A Japanese study, just published in the journal ‘Circulation‘, has shown that the risk of dying from pulmonary embolism increases with the more TV you watch.
What kind of study was it?
It was a ‘prospective cohort’ study which means following a group of people over many years to see what happens. This is considered superior (although it’s much more expensive) to the commoner retrospective study where researchers look back for relevant factors once something has happened.
The Japanese Collaborative Cohort Study followed 110 585 participants, 40 to 79 years of age, for nearly 20 years, until 2009. The participants completed a self-administered questionnaire that included items about demographic characteristics, medical history, and lifestyle factors. This included the average time spent watching television each day.
What did they find?
Once they excluded those who did not provide information about time spent watching television and those who reported a history of cancer, stroke, myocardial infarction, or pulmonary embolism, they were left with the TV viewing habits of 86 024 participants.
59 of these people died from pulmonary embolism, (this had to be the cause of death on the death certificate, so some PEs may not have been included). The risk of death from PE was measured as mortality rate per 100,000 person-years, adjusted for age, sex, body mass index, history of hypertension, history of diabetes mellitus, smoking status, perceived mental stress, educational level, walking activity, and sports activity. The risk related to viewing habits was
- 2.8 in people who watched less than 2 1/2 hours of TV a day
- 4.8 in people who watched between 2 1/2 and 5 hours of TV a day
- 8.2 in people who watched more than 5 hours of TV a day
What does this mean?
This is probably just more evidence that sitting around for too long is not a great idea!
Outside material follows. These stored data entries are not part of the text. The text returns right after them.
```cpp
typedef __attribute__((address_space(3))) uint32_t lds_u32_t;
__device__ __forceinline__ uint32_t lds_ld(uint32_t byte_off) { return *reinterpret_cast<lds_u32_t *>(byte_off); }
__device__ __forceinline__ void lds_st(uint32_t byte_off, uint32_t v) { *reinterpret_cast<lds_u32_t *>(byte_off) = v; }
typedef __attribute__((address_space(3))) uint16_t lds_u16_t;
__device__ __forceinline__ uint32_t lds_ld16(uint32_t byte_off) { return *reinterpret_cast<lds_u16_t *>(byte_off); }
__device__ __forceinline__ uint64_t sign16_after_shl(uint32_t x, uint32_t sh)
{
	uint32_t r;
	uint64_t m;
	asm("v_lshlrev_b16 %1, %2, %3\n\tv_cmp_gt_i16_e64 %0, 0, %1" : "=s"(m), "=&v"(r) : "v"(sh), "v"(x));
	return m;
}
typedef __attribute__((address_space(3))) u32x4 lds_u32x4_t;
__device__ __forceinline__ u32x4 lds_ld4(uint32_t byte_off) { return *reinterpret_cast<lds_u32x4_t *>(byte_off); }
__device__ __forceinline__ void lds_st4(uint32_t byte_off, u32x4 v) { *reinterpret_cast<lds_u32x4_t *>(byte_off) = v; }
__device__ __forceinline__ void lds_st_rec(uint32_t byte_off, u32x4 v)
{
	lds_st(byte_off, v.x);
	lds_st(byte_off + 4u, v.y);
	lds_st(byte_off + 8u, v.z);
	lds_st(byte_off + 12u, v.w);
}
__device__ __forceinline__ void lds_st_rec2(uint32_t byte_off, uint32_t x, uint32_t y, uint32_t z, uint32_t w)
{
	asm volatile("ds_write2_b32 %0, %1, %2 offset1:1\n\tds_write2_b32 %0, %3, %4 offset0:2 offset1:3"
		     : : "v"(byte_off), "v"(x), "v"(y), "v"(z), "v"(w) : "memory");
}

#define SYN3_WORDS 640u
#define SYN3_BYTES (4u * SYN3_WORDS)
static_assert(TABA_FIRST == 34 && TABA_BITS == 11 && TABB_BITS == 12, "the SYN3 tables are cut for window bits 34 .. 56 as 8 + 8 + 7");
__device__ __forceinline__ uint32_t syn3_entry(const ScanTables &t, uint32_t i)
{
	if (i < 256u)
		return t.tabA[i];
	if (i < 512u)
		return t.tabA[((i - 256u) & 7u) << 8] ^ t.tabB[(i - 256u) >> 3] ^ t.tabB[0];
	return t.tabB[(i - 512u) << 5];
}
template <bool LDS_TABLES = true, bool TWO = false>
__device__ __forceinline__ bool verify_lap_any(const ScanArgs &a, uint64_t w, uint32_t &lap, uint32_t &nerr_out, uint32_t syn3_off = 0)
{
	uint32_t win = (uint32_t)(w >> 57);
	uint32_t cls = __popc(win ^ BARKER1) <= 1 ? 1u : 0u;
	uint64_t sw = (w & LOW57) | ((uint64_t)(cls ? BARKER1 : BARKER0) << 57);
	const uint64_t low = w & LOW57;
	const uint32_t ia = (uint32_t)(low >> TABA_FIRST) & ((1u << TABA_BITS) - 1), ib = (uint32_t)(low >> (TABA_FIRST + TABA_BITS));
	uint32_t s_lo;
	if constexpr (TWO) {
		const uint32_t hi = (uint32_t)(low >> 32);
		s_lo = (uint32_t)low ^ lds_ld(syn3_off + (hi & 0x3fcu)) ^ lds_ld(syn3_off + 1024u + ((hi >> 8) & 0x3fcu))
		       ^ lds_ld(syn3_off + 2048u + ((hi >> 16) & 0x1fcu)) ^ (cls ? a.t.kdiff : 0u);
	} else {
		s_lo = (uint32_t)low ^ (LDS_TABLES ? lds_ld(LDS_OFF_TABA + (ia << 2)) : a.t.tabA[ia])
		       ^ (LDS_TABLES ? lds_ld(LDS_OFF_TABB + (ib << 2)) : a.t.tabB[ib]) ^ (cls ? a.t.kdiff : 0u);
	}
	uint32_t s_hi;
	if constexpr (TWO) {
		const uint32_t l0 = (uint32_t)low, l1 = (uint32_t)(low >> 32);
		const uint32_t f0 = (l0 & (uint32_t)a.t.hi_mask[0]) ^ (l1 & (uint32_t)(a.t.hi_mask[0] >> 32));
		const uint32_t f1 = (l0 & (uint32_t)a.t.hi_mask[1]) ^ (l1 & (uint32_t)(a.t.hi_mask[1] >> 32));
		s_hi = ((uint32_t)(a.t.kclass[cls] >> 32) ^ (__popc(f0) & 1) ^ ((__popc(f1) & 1) << 1)) & 3;
	} else {
		s_hi = ((uint32_t)(a.t.kclass[cls] >> 32) ^ (__popcll(low & a.t.hi_mask[0]) & 1)
			^ ((__popcll(low & a.t.hi_mask[1]) & 1) << 1)) & 3;
	}
	const uint64_t syn = ((uint64_t)s_hi << 32) | s_lo;
	if (!TWO && a.t.bitmap2) {
		const uint32_t i2 = (s_lo * 0x9E3779B1u) >> a.t.bitmap2_shift;
		if (!((a.t.bitmap2[i2 >> 5] >> (i2 & 31)) & 1))
			return false;
	}
	uint32_t nerr = 0;
	if (syn) {
		uint64_t h = ((((uint32_t)syn ^ (uint32_t)(syn >> 32)) * 0x9E3779B1u) >> (32 - __popcll(a.t.hmask))) & a.t.hmask;
		for (;;) {
			uint64_t slot = a.t.hslots[h];
			if (slot == HSLOT_EMPTY)
				return false;
			if ((slot & 0x3ffffffffULL) == syn) {
				if constexpr (TWO) {
					const uint32_t p0 = (uint32_t)(slot >> 34) & 63, p1 = (uint32_t)(slot >> 40) & 63;
					sw ^= (1ULL << p0) | (1ULL << p1);
					nerr = p1 != 63 ? 2u : 1u;
					break;
				}
				uint64_t err = 0;
#pragma unroll
				for (int i = 0; i < 5; i++) {
					uint32_t pos = (uint32_t)(slot >> (34 + 6 * i)) & 63;
					if (pos != 63)
						err |= 1ULL << pos;
				}
				sw ^= err;
				nerr = __popcll(err);
				break;
			}
			h = (h + 1) & a.t.hmask;
		}
	}
	lap = (uint32_t)(sw >> 34) & 0xffffff;
	nerr_out = nerr;
	return (int)nerr <= a.max_err;
}


__device__ __forceinline__ void barker32(uint32_t dm, uint32_t dh, uint32_t valid, uint32_t &pass, uint32_t &cls)
{
	const uint32_t s0 = alignbit(dh, dm, 25), s1 = alignbit(dh, dm, 26), s2 = alignbit(dh, dm, 27);
	const uint32_t s3 = alignbit(dh, dm, 28), s4 = alignbit(dh, dm, 29), s5 = alignbit(dh, dm, 30);
	const uint32_t s6 = alignbit(dh, dm, 31);
	const uint32_t a = BITOP3(s0, s1, s2, 0x69);
	const uint32_t ca = BITOP3(s0, s1, s2, 0x17);
	const uint32_t b = BITOP3(s3, s4, s5, 0x69);
	const uint32_t cb = BITOP3(s3, s4, s5, 0xd4);
	const uint32_t cc = BITOP3(a, b, s6, 0xe8);
	pass = BITOP3(ca, cb, cc, 0x81) & valid;
	cls = BITOP3(ca, cb, cc, 0x01);
}

struct Probe { uint32_t x, offA, offB; };

__device__ __forceinline__ Probe probe_addr(uint32_t e0, uint32_t e1, uint32_t e2, uint32_t cls,
					    uint32_t kdiff, uint32_t p)
{
	Probe r;
	const uint32_t wlo = alignbit(e1, e0, p);
	const uint32_t whi = alignbit(e2, e1, p);
	r.offA = whi & (((1u << TABA_BITS) - 1) << 2);
	r.offB = (whi >> (TABA_FIRST - 32 + TABA_BITS - 2)) & (((1u << TABB_BITS) - 1) << 2);
	const uint32_t cmask = (uint32_t)__builtin_amdgcn_sbfe(cls, p, 1);
	r.x = BITOP3(cmask, kdiff, wlo, 0x6a);
	return r;
}

#ifndef PRIO_FILTER
#define PRIO_FILTER 0
#define PRIO_LOOP 2
#define PRIO_CAND 3
#endif
struct SlideTapList { int n; int k[32]; };
template <uint64_t TAPS>
constexpr SlideTapList slide_tap_list()
{
	SlideTapList l = {0, {0}};
	for (int k = 0; k < 64; k++)
		if ((TAPS >> k) & 1)
			l.k[l.n++] = k;
	return l;
}
template <uint64_t TAPS>
__device__ __forceinline__ uint32_t slide32(uint32_t e0, uint32_t e1, uint32_t e2)
{
	constexpr SlideTapList taps = slide_tap_list<TAPS>();
	uint32_t plane[32];
#pragma unroll
	for (int i = 0; i < taps.n; i++) {
		const int k = taps.k[i];
		if (k == 0)
			plane[i] = e0;
		else if (k < 32)
			plane[i] = alignbit(e1, e0, k);
		else if (k == 32)
			plane[i] = e1;
		else
			plane[i] = alignbit(e2, e1, k - 32);
	}
	uint32_t acc = plane[0];
#pragma unroll
	for (int i = 1; i + 1 < taps.n; i += 2)
		acc = xor3(acc, plane[i], plane[i + 1]);
	if ((taps.n & 1) == 0)
		acc ^= plane[taps.n - 1];
	return acc;
}


#define TILE_ORDER(a, first_tile, tile_step, n_mine) \
	uint32_t first_tile = blockIdx.x, tile_step = gridDim.x, n_mine; \
	if (a.xcd_tiles) { \
		const uint32_t xcd = blockIdx.x & 7, lo_t = xcd * a.xcd_tiles; \
		const uint32_t hi_t = min((uint64_t)lo_t + a.xcd_tiles, a.n_tiles); \
		tile_step = gridDim.x >> 3; \
		first_tile = lo_t + (blockIdx.x >> 3); \
		n_mine = first_tile < hi_t ? (hi_t - first_tile + tile_step - 1) / tile_step : 0; \
	} else { \
// ... 63 lines not shown
```

libbtbb_amd/csrc/scan_slide.h:

```cpp
#pragma once
#include "scan_core.h"

#define SLIDE_TILES 2
#define SLIDE4_TILES 3
#define SLIDE_WGS 2
#define SLIDE_THREADS 768
#define SLIDE_FIXED 6
#define SLIDE_DRAIN_AT 60u
#define SLIDE_DRAIN_AT_ORD 40u
struct SlideStd {
	static constexpr int BITS = SLIDE_BITS, THREADS = SLIDE_THREADS, WGS = SLIDE_WGS;
	static constexpr uint64_t TAPS = SLIDE_TAPS, TAPS_B = 0;
	static constexpr bool LEVEL2 = false, INVERT = false, DENSE = false;
	static constexpr bool TWO_ERRORS = true;
};
struct Slide4 {
	static constexpr int BITS = SLIDE4_BITS, THREADS = 1024, WGS = 1;
	static constexpr uint64_t TAPS = SLIDE4_TAPS, TAPS_B = SLIDE4B_TAPS;
	static constexpr bool LEVEL2 = true, INVERT = true, DENSE = true;
	static constexpr bool TWO_ERRORS = false;
};
template <class CFG> struct SlideGeom {
	static constexpr uint32_t SET_WORDS = 1u << (CFG::BITS - 5), SET_BYTES = 4u * SET_WORDS;
	static constexpr uint32_t WAVES_PER_EU = CFG::WGS * CFG::THREADS / 256;
#ifdef SCAN_PROFILE
	static constexpr uint32_t RING = 64;
#else
	static constexpr uint32_t RING = CFG::WGS == 2 ? 64 : 128;
#endif
	static constexpr uint32_t LANE_WORDS = 63;
	static constexpr uint32_t TILE_WORDS = CFG::THREADS / 64 * LANE_WORDS;
	static constexpr uint32_t RING_END = SET_BYTES + CAND_BYTES * (CFG::THREADS / 64) * RING;
	static constexpr uint32_t SYN3_OFF = RING_END;
	static constexpr uint32_t PROF_OFF = SYN3_OFF + (CFG::TWO_ERRORS ? SYN3_BYTES : 0u);
#ifdef SCAN_PROFILE
	static constexpr uint32_t LDS_BYTES = PROF_OFF + 128u * (CFG::THREADS / 64);
#else
	static constexpr uint32_t LDS_BYTES = PROF_OFF;
#endif
	static_assert((uint64_t)LDS_BYTES * CFG::WGS <= 160u * 1024u, "the workgroups a CU is cut for must fit its 160 KiB of LDS");
};

template <class CFG, int TILES, bool MSB, bool ORD = false>
__global__ __launch_bounds__(CFG::THREADS) __attribute__((amdgpu_waves_per_eu(SlideGeom<CFG>::WAVES_PER_EU, SlideGeom<CFG>::WAVES_PER_EU)))
void scan_slide_kernel(ScanArgs a)
{
	extern __shared__ uint32_t lds[];
	if (a.gate && *a.gate == 0)
		return;
	constexpr uint32_t RING = SlideGeom<CFG>::RING;
	constexpr bool ABS = !CFG::LEVEL2;
	constexpr uint32_t THREADS = CFG::THREADS, SET_WORDS = SlideGeom<CFG>::SET_WORDS, SET_BYTES = SlideGeom<CFG>::SET_BYTES;

	const uint32_t tid = threadIdx.x;
	const uint32_t lane = tid & 63;
	const uint32_t wave = __builtin_amdgcn_readfirstlane(tid >> 6);
	constexpr uint32_t LANE_WORDS = SlideGeom<CFG>::LANE_WORDS, TILE_WORDS = SlideGeom<CFG>::TILE_WORDS;
	const uint32_t wid = wave * LANE_WORDS + lane;
	uint32_t live = lane != 63 ? 0xffffffffu : 0u;
	asm volatile("" : "+v"(live));
	const uint32_t ring_off = SET_BYTES + CAND_BYTES * wave * RING;

	TILE_ORDER(a, first_tile, tile_step, n_mine)

	{
		const uint4 *src = reinterpret_cast<const uint4 *>(CFG::LEVEL2 ? a.t.slide4_bitmap : a.t.slide_bitmap);
		uint4 *dst = reinterpret_cast<uint4 *>(lds);
		auto rev16 = [](uint32_t x) { const uint32_t r = __brev(x); return (r >> 16) | (r << 16); };
		for (uint32_t i = tid; i < SET_WORDS / 4; i += THREADS) {
			const uint4 v = src[i];
			dst[i] = make_uint4(rev16(v.x), rev16(v.y), rev16(v.z), rev16(v.w));
		}
	}
	constexpr uint32_t SYN3_OFF = SlideGeom<CFG>::SYN3_OFF;
	if constexpr (CFG::TWO_ERRORS) {
		for (uint32_t i = tid; i < SYN3_WORDS; i += THREADS)
			lds_st(SYN3_OFF + 4u * i, syn3_entry(a.t, i));
	}
	__syncthreads();
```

The ‘nurses study’ was another big prospective study and showed more than double the risk of PE in those who sat around for more than 41 hours a week compared to those who sat for less than 10 hours. People who take long air flights, so sit for longer, have a higher PE risk than those taking shorter flights.
This study was carried out before TV watching patterns changed. Angela and I tend to binge watch TV these days. We have Apple TV and NetFlix and we will watch a whole TV series in a couple of evening so on occasions spend a long time watching TV (between writing posts for our site), so may be the risk of blood clots could be even higher for people like us.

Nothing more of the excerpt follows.